**Activity**
Which lines of the records below contain the word "float"? Report each of them in full.
*****
struct Ws {
    char* xs;
    char* h;
// ... 83 lines not shown
    layout(mode, m, T, &w, workspace);
    const int Ep = m->phys_dim, E = m->embed_dim, H = m->heads, dp = m->head_pad;
    const int64_t Ea = (int64_t)H * dp;
    const int nblk = esme_hip_gemm_stats_blocks(T, Ep);
    const bool rot_fused = m->rotary && !m->qk_norm && (dp == 16 || dp == 32 || dp == 64) && Ea % 32 == 0;
    const bool qk_pair = half && m->half_qk_pair != 0;
    if (qk_pair && (m->qk_norm || !(dp == 16 || dp == 32 || dp == 64) || Ea % 128 != 0))
        ESME_FAIL(ESME_ERR_UNSUPPORTED, "forward_half: q/k pairs cover blocks without q/k LayerNorm, head dim 16 / 32 / 64, heads * head_pad a multiple of 128");
    const int ext = half && m->half_ext_n > 0 ? 64 : 0;
    const int64_t lo_off = (int64_t)Ep + ext;
    void* const xs = half ? w.xs : x;
    const int64_t ldxs = half ? 2 * (int64_t)Ep + ext : ldx;
    const int Kf = Ep + ext;
    const bool qp = m->attn_q_prescale && m->rotary && (dp == 64 || dp == 32) && Ea % 64 == 0 && (rot_fused || m->qk_norm);
    const float qs = m->softmax_scale * kLog2e;
    esme_attn_opts_t aopts{(int)sizeof(esme_attn_opts_t), 0, 0, 8.0f, 1, nullptr, qp ? 1 : 0, half ? 1 : 0};
    if (m->n_layers > 0) ESME_TRY(sequence_order(cu_lens, B, w.order, stream, &aopts.seq_order));
    const float* stats = w.sums;
    int stats_nblk = 1;
    if (half)
        ESME_TRY(esme_hip_stream_operand_guarded((const float*)x, ldx, xs, ldxs, lo_off, 1, m->layers[0].ps_attn, ext ? m->half_ext_sel : nullptr, m->half_ext_n,
                                                 ext ? Ep : 0, w.sums, m->half_col_absmax, T, Ep, stream));
    else if (m->n_layers > 0)
        ESME_TRY(esme_hip_row_sums(x, ldx, T, Ep, w.sums, stream));
    auto folded = [&](esme_gemm_fusion_t& f, const float* c1, const float* c2) {
        if (half) { f.f16 = 1; f.overflow_flag = m->half_overflow_flag; }
        ln_fields(f, m, stats, stats_nblk, c1, c2);
    };
    auto residual = [&](const void* a, int64_t lda, const void* wt, const void* bias, int K, float* stats_out, const float* s_in, const float* s_out, int guard_row) {
        esme_gemm_fusion_t f{};
        f.stats_out = stats_out;
        if (half) {
            f.f16 = 1; f.pair_off = lo_off;
            if (ext) { f.ext_sel = m->half_ext_sel; f.ext_n = m->half_ext_n; f.ext_off = Ep; }
            f.pair_scale_in = s_in; f.pair_scale_out = s_out;
            if (m->half_col_absmax) f.col_absmax = m->half_col_absmax + (int64_t)guard_row * Ep;
        }
        return esme_hip_gemm_bf16_fused(a, lda, wt, bias, xs, ldxs, xs, ldxs, T, Ep, K, ESME_EPI_RESIDUAL, m->alpha, &f, stream);
    };
    for (int i = 0; i < m->n_layers; ++i) {
        const esme_layer_weights_t& L = m->layers[i];
        esme_gemm_fusion_t fu{};
        folded(fu, L.qkv_c1, L.qkv_c2);
        char* q = w.qkv; char* k = w.qkv + Ea * 2; char* v = w.qkv + 2 * Ea * 2;
        if (qk_pair && L.half_qk_pair) {
            fu.pair_off = 3 * Ea; fu.pair_cols = (int)(2 * Ea);
            if (m->rotary) rotary_fields(fu, m, m->cos32, m->sin32, pos);
            ESME_TRY(esme_hip_gemm_bf16_fused(xs, ldxs, L.qkv_w, nullptr, nullptr, 0, w.qkv, 5 * Ea, T, (int)(3 * Ea), Kf, ESME_EPI_NONE, 1.0f, &fu, stream));
            ESME_TRY(esme_hip_attn_varlen_fwd_qkpair_f16(q, k, v, 5 * Ea, 3 * Ea, w.attn, Ea, cu_lens, B, T, H, dp, max_len, m->softmax_scale, aopts.seq_order, stream));
        } else {
            uint32_t* const gq = half && m->half_qk_sumsq ? m->half_qk_sumsq + (int64_t)i * 2 * H : nullptr;
            if (rot_fused) { rotary_fields(fu, m, m->cos, m->sin, pos); fu.qk_sumsq = gq; }
            if (qp && rot_fused) { fu.q_scale = qs; fu.q_cols = (int)Ea; }
            ESME_TRY(esme_hip_gemm_bf16_fused(xs, ldxs, L.qkv_w, nullptr, nullptr, 0, w.qkv, 3 * Ea, T, (int)(3 * Ea), Kf, ESME_EPI_NONE, 1.0f, &fu, stream));
            if (m->qk_norm) {
                if (!half) ESME_TRY(esme_hip_qk_norm_rotary_scaled(q, k, 3 * Ea, L.lnq_w, L.lnk_w, L.lnq_b, L.lnk_b, m->ln_eps, m->cos, m->sin, pos, T, H, dp, m->table_len, qp ? qs : 1.0f, stream));
                else if (qp) ESME_TRY(esme_hip_qk_norm_rotary_f16_scaled(q, k, 3 * Ea, L.lnq_w, L.lnk_w, L.lnq_b, L.lnk_b, m->ln_eps, m->cos, m->sin, pos, T, H, dp, m->table_len, qs, gq, stream));
                else ESME_TRY(esme_hip_qk_norm_rotary_f16_guarded(q, k, 3 * Ea, L.lnq_w, L.lnk_w, L.lnq_b, L.lnk_b, m->ln_eps, m->cos, m->sin, pos, T, H, dp, m->table_len, gq, stream));
            } else if (m->rotary && !rot_fused) {
                ESME_TRY((half ? esme_hip_rotary_varlen_f16 : esme_hip_rotary_varlen)(q, k, 3 * Ea, m->cos, m->sin, pos, T, H, dp, m->table_len, stream));
            }
            ESME_TRY(esme_hip_attn_varlen_fwd_opts(q, k, v, 3 * Ea, w.attn, Ea, cu_lens, B, T, H, dp, max_len, m->softmax_scale, &aopts, stream));
        }
        ESME_TRY(residual(w.attn, Ea, L.out_w, L.out_b, (int)Ea, w.part_b, L.ps_attn_inv, L.ps_ffn, 2 * i + 1));
        stats = w.part_b; stats_nblk = nblk;
        esme_gemm_fusion_t fup{};
        folded(fup, L.up_c1, L.up_c2);
        ESME_TRY(esme_hip_gemm_bf16_fused(xs, ldxs, L.up_w, nullptr, nullptr, 0, w.mid, m->ffn_dim, T, m->swiglu ? 2 * m->ffn_dim : m->ffn_dim, Kf,
                                          m->swiglu ? ESME_EPI_SWIGLU : ESME_EPI_GELU, 1.0f, &fup, stream));
// ... 3 lines not shown
    if (half)
        return esme_hip_layernorm_split_checked(xs, ldxs, 2, lo_off, m->final_ln_w, m->final_ln_b, pair, ld_pair, Ep, rep32, ld_rep, T, E, m->ln_eps, m->half_overflow_flag, stream);
    ESME_TRY(esme_hip_layernorm(x, ldx, m->final_ln_w, m->final_ln_b, x, ldx, T, E, m->ln_eps, stream));
    if (!logits) return ESME_OK;
    ESME_CHECK_ARG(m->head_dense_w && m->head_ln_w && m->head_final_w && m->vocab > 0 && ld_logits >= m->vocab, "forward: LM head weights missing");
    ESME_TRY(esme_hip_gemm_bf16(x, ldx, m->head_dense_w, m->head_dense_b, nullptr, 0, w.head, Ep, T, Ep, Ep, ESME_EPI_GELU, 1.0f, stream));
    ESME_TRY(esme_hip_layernorm(w.head, Ep, m->head_ln_w, m->head_ln_b, w.head, Ep, T, E, m->ln_eps, stream));
    return esme_hip_gemm_bf16(w.head, Ep, m->head_final_w, m->head_final_b, nullptr, 0, logits, ld_logits, T, m->vocab, Ep, ESME_EPI_NONE, 1.0f, stream);
}

}

extern "C" int64_t esme_hip_forward_workspace_bytes(const esme_model_desc_t* m, int64_t T) { return workspace_bytes(FAST, m, T); }
extern "C" int64_t esme_hip_forward_half_workspace_bytes(const esme_model_desc_t* m, int64_t T) { return workspace_bytes(HALF, m, T); }
extern "C" int64_t esme_hip_forward_exact_workspace_bytes(const esme_model_desc_t* m, int64_t T) { return workspace_bytes(EXACT, m, T); }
*****
**Response**
    const float qs = m->softmax_scale * kLog2e;
    const float* stats = w.sums;
        ESME_TRY(esme_hip_stream_operand_guarded((const float*)x, ldx, xs, ldxs, lo_off, 1, m->layers[0].ps_attn, ext ? m->half_ext_sel : nullptr, m->half_ext_n,
    auto folded = [&](esme_gemm_fusion_t& f, const float* c1, const float* c2) {
    auto residual = [&](const void* a, int64_t lda, const void* wt, const void* bias, int K, float* stats_out, const float* s_in, const float* s_out, int guard_row) {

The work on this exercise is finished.